So was Bernard Madoff referring to Sterling Equities when he made his “willful blindness” statement? It says here that he wasn’t but maybe, at some point in the future, he will be put under oath (we’ll get to that later) and asked questions about hundreds of entities by name.


Another interesting question and, frankly (and unfortunately), a phrase coined by The Times (not by Madoff, at least for this part of the interview). The Times notes that Madoff “focused his comments laserlike on the big investors and giant institutions he dealt with … .” Madoff stated that many long-term clients made more in legitimate profits from him in the years before the fraud then they could have elsewhere. He wrote, in a January 13, 2011 e-mail, “I would have loved for them to not lose anything, but that was a risk they were well aware of by investing in the market.”
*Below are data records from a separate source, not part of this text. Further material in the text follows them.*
template <int BM, int BN, bool EPI_LDS, int BUFS, bool M32EN = true>
__global__ __launch_bounds__(256) void k_conv_fwd_igemm(
    const bf16_t* __restrict__ x, const bf16_t* __restrict__ w,
    bf16_t* __restrict__ y, const bf16_t* __restrict__ zpage,
    int N, int H, int W_, int C, int K, int Ho, int Wo,
    int R, int S, int stride, int pad, int nwg_swz,
    int oH, int oW, int oS,
    unsigned long long magic_wo, unsigned shift_wo,
    unsigned long long magic_ho, unsigned shift_ho,
    const bf16_t* __restrict__ accp,
    float* __restrict__ bn_ps,
    float* __restrict__ bn_pq,
    const bf16_t* __restrict__ bnb_x,
    const unsigned char* __restrict__ bnb_mask,
    const float* __restrict__ bnb_mean,
    const float* __restrict__ bnb_rstd,
    const float* __restrict__ ep_scale = nullptr,
    const float* __restrict__ ep_bias = nullptr,
    int ep_relu = 0,
    int s2_merged = 0, S2Quad quad = {}) {
  if (s2_merged) {
    const S2Class& cc = quad.c[blockIdx.y];
    w += cc.woff;
    y += cc.yoff;
    R = cc.R;
    S = cc.S;
  }
  constexpr int BK = 64;
  constexpr int WM = BM / 2, WN = BN / 2;
  constexpr int MF = WM / 16, NF = WN / 16;
  constexpr int AP = BM / 32;
  constexpr int BP = BN / 32;
  constexpr int BUF = (BM + BN) * BK;
// ... 225 lines not shown
      }
    } else {
      float eps_[NF], epb_[NF];
      if (ep_scale) {
        #pragma unroll
        for (int ni = 0; ni < NF; ++ni) {
          int j = tile_n * BN + wc * WN + ni * 16 + d_col;
          eps_[ni] = (j < K) ? ep_scale[j] : 0.f;
          epb_[ni] = (j < K) ? ep_bias[j] : 0.f;
        }
      }
      #pragma unroll
      for (int mi = 0; mi < MF; ++mi) {
        #pragma unroll
        for (int ni = 0; ni < NF; ++ni) {
          int j = tile_n * BN + wc * WN + ni * 16 + d_col;
          if (j >= K) continue;
          #pragma unroll
          for (int q = 0; q < 4; ++q) {
            long m = tile_m * BM + wr * WM + mi * 16 + d_row0 + q;
            if (m < M) {
              long oi = out_row(m) * K + j;
              float v = acc[mi][ni][q];
              if (ep_scale) v = v * eps_[ni] + epb_[ni];
              if (accp) v += b2f(accp[oi]);
              if (ep_relu) v = fmaxf(v, 0.f);
              y[oi] = f2b(v);
            }
          }
        }
      }
      if (bn_ps) {
        if (bnb_x)
          bnb_partials_16<MF, NF, BM, BN, WM, WN>(
              acc, accp, bnb_x, bnb_mask, bnb_mean, bnb_rstd, bn_ps, bn_pq,
              tile_m, tile_n, wr, wc, M, K, out_row);
        else
          bn_partials_16<MF, NF, BM, BN, WM, WN>(acc, bn_ps, bn_pq, tile_m,
                                                 tile_n, wr, wc, M, K);
      }
    }
    return;
  }
  constexpr int WNP = WN + 8;
  bf16_t* lC = smem + wave * (WM * WNP);
  if constexpr (M32) {
    #pragma unroll
    for (int mi = 0; mi < MF2; ++mi)
      #pragma unroll
      for (int ni = 0; ni < NF2; ++ni)
        #pragma unroll
        for (int reg = 0; reg < 16; ++reg) {
          int row = (reg & 3) + 8 * (reg >> 2) + d_rbase32;
          lC[(mi * 32 + row) * WNP + ni * 32 + d_col32] =
              f2b(acc2[mi][ni][reg]);
        }
  } else {
    #pragma unroll
    for (int mi = 0; mi < MF; ++mi)
      #pragma unroll
      for (int ni = 0; ni < NF; ++ni)
        #pragma unroll
        for (int q = 0; q < 4; ++q)
          lC[(mi * 16 + d_row0 + q) * WNP + ni * 16 + d_col] =
              f2b(acc[mi][ni][q]);
  }
  constexpr int CPL = WN / 8;
  constexpr int RPI = 64 / CPL;
  const int e_row = lane / CPL;
  const int e_ch = lane % CPL;
  const long m_base = tile_m * BM + wr * WM;
  const int j_base = tile_n * BN + wc * WN + e_ch * 8;
  float eps8[8], epb8[8];
  if (ep_scale) {
    #pragma unroll
    for (int e = 0; e < 8; ++e) {
      int j = j_base + e;
      eps8[e] = (j < K) ? ep_scale[j] : 0.f;
      epb8[e] = (j < K) ? ep_bias[j] : 0.f;
    }
// ... 2 lines not shown
    float f = b2f(v) * eps8[e] + epb8[e] + accv;
    if (ep_relu) f = fmaxf(f, 0.f);
    return f2b(f);
  };
  float s8[8], q8[8], bnm8[8], bnr8[8];
  #pragma unroll
  for (int e = 0; e < 8; ++e) { s8[e] = 0.f; q8[e] = 0.f; }
  if (bn_ps && bnb_x) {
    #pragma unroll
    for (int e = 0; e < 8; ++e) {
      int j = j_base + e;
      bnm8[e] = (j < K) ? bnb_mean[j] : 0.f;
      bnr8[e] = (j < K) ? bnb_rstd[j] : 0.f;
    }
  }
  #pragma unroll
  for (int it = 0; it < WM / RPI; ++it) {
    const int row = it * RPI + e_row;
    const long m = m_base + row;
    uint4 val = *reinterpret_cast<const uint4*>(lC + row * WNP + e_ch * 8);
    if (m < M) {
      const long orow = out_row(m);
      if (j_base + 8 <= K) {
        if (ep_scale) {
          uint4 a{0, 0, 0, 0};
          if (accp)
            a = *reinterpret_cast<const uint4*>(accp + orow * K + j_base);
          uint4 o;
          unsigned* ow = &o.x;
          const unsigned* vw = &val.x;
          const unsigned* aw = &a.x;
          #pragma unroll
          for (int d = 0; d < 4; ++d) {
            float alo = accp ? b2f((bf16_t)(aw[d] & 0xffff)) : 0.f;
            float ahi = accp ? b2f((bf16_t)(aw[d] >> 16)) : 0.f;
            bf16_t lo = ep_apply((bf16_t)(vw[d] & 0xffff), 2 * d, alo);
            bf16_t hi = ep_apply((bf16_t)(vw[d] >> 16), 2 * d + 1, ahi);
            ow[d] = (unsigned)lo | ((unsigned)hi << 16);
          }
          *reinterpret_cast<uint4*>(y + orow * K + j_base) = o;
        } else if (accp) {
          uint4 a = *reinterpret_cast<const uint4*>(accp + orow * K + j_base);
          auto addpair = [&](unsigned v, unsigned aw) -> unsigned {
            bf16_t lo = f2b(b2f((bf16_t)(v & 0xffff)) + b2f((bf16_t)(aw & 0xffff)));
            bf16_t hi = f2b(b2f((bf16_t)(v >> 16)) + b2f((bf16_t)(aw >> 16)));
            return (unsigned)lo | ((unsigned)hi << 16);
          };
          val.x = addpair(val.x, a.x);
          val.y = addpair(val.y, a.y);
          val.z = addpair(val.z, a.z);
          val.w = addpair(val.w, a.w);
          *reinterpret_cast<uint4*>(y + orow * K + j_base) = val;
        } else {
          *reinterpret_cast<uint4*>(y + orow * K + j_base) = val;
        }
        if (bn_ps) {
          if (bnb_x) {
            unsigned mb = bnb_mask ? bnb_mask[(orow * K + j_base) >> 3] : 0xffu;
            uint4 xv = *reinterpret_cast<const uint4*>(bnb_x + orow * K + j_base);
            #pragma unroll
            for (int e = 0; e < 8; ++e) {
              unsigned wd = (e < 2) ? val.x : (e < 4) ? val.y : (e < 6) ? val.z : val.w;
              unsigned xw = (e < 2) ? xv.x : (e < 4) ? xv.y : (e < 6) ? xv.z : xv.w;
              if ((mb >> e) & 1) {
                float f = b2f((bf16_t)(wd >> ((e & 1) * 16)));
                float xf = b2f((bf16_t)(xw >> ((e & 1) * 16)));
                s8[e] += f;
                q8[e] += f * (xf - bnm8[e]) * bnr8[e];
              }
            }
          } else {
            #pragma unroll
            for (int e = 0; e < 8; ++e) {
              unsigned wd = (e < 2) ? val.x : (e < 4) ? val.y : (e < 6) ? val.z : val.w;
              float f = b2f((bf16_t)(wd >> ((e & 1) * 16)));
              s8[e] += f;
              q8[e] += f * f;
            }
          }
        }
      } else {
        #pragma unroll
        for (int e = 0; e < 8; ++e) {
          if (j_base + e < K) {
            unsigned wd = (e < 2) ? val.x : (e < 4) ? val.y : (e < 6) ? val.z : val.w;
            bf16_t ov = (bf16_t)(wd >> ((e & 1) * 16));
            if (ep_scale) {
              float av = accp ? b2f(accp[orow * K + j_base + e]) : 0.f;
              ov = ep_apply(ov, e, av);
            } else if (accp)
              ov = f2b(b2f(ov) + b2f(accp[orow * K + j_base + e]));
            y[orow * K + j_base + e] = ov;
            if (bn_ps) {
              float f = b2f(ov);
              if (bnb_x) {
                bool on = !bnb_mask ||
                          ((bnb_mask[(orow * K + j_base) >> 3] >> e) & 1);
                if (on) {
                  s8[e] += f;
                  q8[e] += f * (b2f(bnb_x[orow * K + j_base + e]) - bnm8[e]) *
                           bnr8[e];
                }
              } else {
                s8[e] += f;
                q8[e] += f * f;
              }
            }
          }
        }
      }
    }
  }
  if (bn_ps) {
    #pragma unroll
// ... 231 lines not shown
            long oi = out_row(m) * K + j;
            float v = acc[mi][ni][q];
            if constexpr (decltype(has_acc)::value) v += b2f(accp[oi]);
            y[oi] = f2b(v);
          }
        }
      }
    }
  };
  if (accp)
    epilogue(std::true_type{});
  else
    epilogue(std::false_type{});
  (void)bn_ps; (void)bn_pq; (void)bnb_x; (void)bnb_mask;
  (void)bnb_mean; (void)bnb_rstd;
}
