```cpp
template <typename QT, int NSEG, int NRSEG, bool NOISE, bool SWEEP, bool CYCLE, bool GREEDY, bool LOG, bool AFFINE = false>
static int launch_wave_t(const WaveArgs& a, int grid, int block, size_t lds, hipStream_t s) {
    auto kern = k_wave_episodes<QT, NSEG, NRSEG, NOISE, SWEEP, CYCLE, GREEDY, LOG, AFFINE>;
    if (lds > 64 * 1024) {
        const hipError_t e = hipFuncSetAttribute(reinterpret_cast<const void*>(kern),
                                                 hipFuncAttributeMaxDynamicSharedMemorySize, (int)lds);
        if (e != hipSuccess) return (int)e;
    }
    hipLaunchKernelGGL(kern, dim3(grid), dim3(block), lds, s, a);
    return (int)hipGetLastError();
}

template <typename QT, bool NOISE, bool SWEEP, bool CYCLE, bool GREEDY, bool LOG>
static int launch_wave_nl(const WaveArgs& a, int grid, int block, size_t lds, hipStream_t s) {
    const int nseg = (a.T * a.epk + 63) / 64;
    const int nrseg = (a.win_rows + 2 + 63) / 64;
    if (nrseg == 1) {
        switch (nseg) {
            case 1: return launch_wave_t<QT, 1, 1, NOISE, SWEEP, CYCLE, GREEDY, LOG>(a, grid, block, lds, s);
            case 2: return launch_wave_t<QT, 2, 1, NOISE, SWEEP, CYCLE, GREEDY, LOG>(a, grid, block, lds, s);
            case 3: return launch_wave_t<QT, 3, 1, NOISE, SWEEP, CYCLE, GREEDY, LOG>(a, grid, block, lds, s);
            case 4: return launch_wave_t<QT, 4, 1, NOISE, SWEEP, CYCLE, GREEDY, LOG>(a, grid, block, lds, s);
        }
    } else if (nrseg == 2) {
        switch (nseg) {
            case 1: return launch_wave_t<QT, 1, 2, NOISE, SWEEP, CYCLE, GREEDY, LOG>(a, grid, block, lds, s);
            case 2: return launch_wave_t<QT, 2, 2, NOISE, SWEEP, CYCLE, GREEDY, LOG>(a, grid, block, lds, s);
            case 3: return launch_wave_t<QT, 3, 2, NOISE, SWEEP, CYCLE, GREEDY, LOG>(a, grid, block, lds, s);
            case 4: return launch_wave_t<QT, 4, 2, NOISE, SWEEP, CYCLE, GREEDY, LOG>(a, grid, block, lds, s);
        }
    }
    return -1;
}

template <typename QT, bool NOISE, bool SWEEP, bool CYCLE, bool GREEDY = false>
static int launch_wave_n(const WaveArgs& a, int grid, int block, size_t lds, hipStream_t s) {
    if (a.game_reward_log || a.game_action_log) return launch_wave_nl<QT, NOISE, SWEEP, CYCLE, GREEDY, true>(a, grid, block, lds, s);
    return launch_wave_nl<QT, NOISE, SWEEP, CYCLE, GREEDY, false>(a, grid, block, lds, s);
}

}
```

Baseline: 43.70 billion.

## Precompute LDS cell offsets in trace log and use 32-bit histogram counters

Each step now computes a packed pair of LDS word offsets for both agents' table cells once. That pair is reused for the snapshot loads, the pack_halves addresses and the trace log, and steps before replay_from are masked when logged rather than at replay time. The replay histogram switches from packed 16-bit halves to one 32-bit counter per cell, incremented with a simple LDS atomic at the logged offset, which removes per-entry decode arithmetic. A DPP row shift replaces a shfl_down. The new scheme assumes tab1 sits at a fixed offset of (W+2)*A cells after tab0 and that offsets fit in 16 bits, so it breaks silently if either assumption does not hold.

Result: faster. 44.50 billion (median of 6 runs) (+1.8%).

```diff
diff --git a/th_rl_amd/csrc/thrl_wave_kernel.h b/th_rl_amd/csrc/thrl_wave_kernel.h
--- a/th_rl_amd/csrc/thrl_wave_kernel.h
+++ b/th_rl_amd/csrc/thrl_wave_kernel.h
@@ -29,6 +29,17 @@
 __device__ __forceinline__ void lds_store(unsigned addr, QT v) {
     typedef __attribute__((address_space(3))) QT lds_t;
     *(lds_t*)(uintptr_t)addr = v;
+}
+
+__device__ __forceinline__ void lds_inc(unsigned addr) {
+    typedef unsigned __attribute__((may_alias)) u32_alias;
+    typedef __attribute__((address_space(3))) u32_alias lds_u32;
+    __hip_atomic_fetch_add((lds_u32*)(uintptr_t)addr, 1u, __ATOMIC_RELAXED, __HIP_MEMORY_SCOPE_WAVEFRONT);
+}
+__device__ __forceinline__ void lds_zero8(unsigned addr) {
+    typedef unsigned long long __attribute__((may_alias)) u64_alias;
+    typedef __attribute__((address_space(3))) u64_alias lds_u64;
+    *(lds_u64*)(uintptr_t)addr = 0ull;
 }
 
 __device__ __forceinline__ unsigned bperm(unsigned byte_sel, unsigned v) {
@@ -896,6 +907,8 @@
             const int s_end = s;
 
             uint32_t act[NSEG];
+            uint32_t cwv[NSEG];
+            constexpr unsigned kCellScale = (unsigned)sizeof(QT) / 4u;
             Snapshot<QT> snap[NSEG];
 #pragma unroll
             for (int seg = 0; seg < NSEG; seg++) {
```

There’s an awful lot here. Does that mean that defendants like Wilpon/Katz, if this quote is to be believed, made legitimate profits before the Ponzi scheme started? If so, how can the Trustee possibly recover those profits (it says here that he can’t)? And, if true, at what point “should the Wilpon/Katz group (or any group in the same situation, for that matter) have known about the fraud?” In other words, was it legit one week and a Ponzi scheme the next? When did the change take place? To this writer, these statements would help those defendants (including Katz/Wilpon) who will vehemently argue that they never knew and never should have (or could have) known. Fascinating stuff.

So, were Wilpon/Katz and their group big investors? It says here that they were. If the balance in their account was approximately $500,000,000 on the day this all blew up, and they had been investing for decades and had taken out some $300,000,000 in “fictitious profits” (and, by the way, it doesn’t seem that they knew, at the time, that these were fictitious profits), that means they invested and took out somewhere in the neighborhood of $800 million to $1 billion over the years.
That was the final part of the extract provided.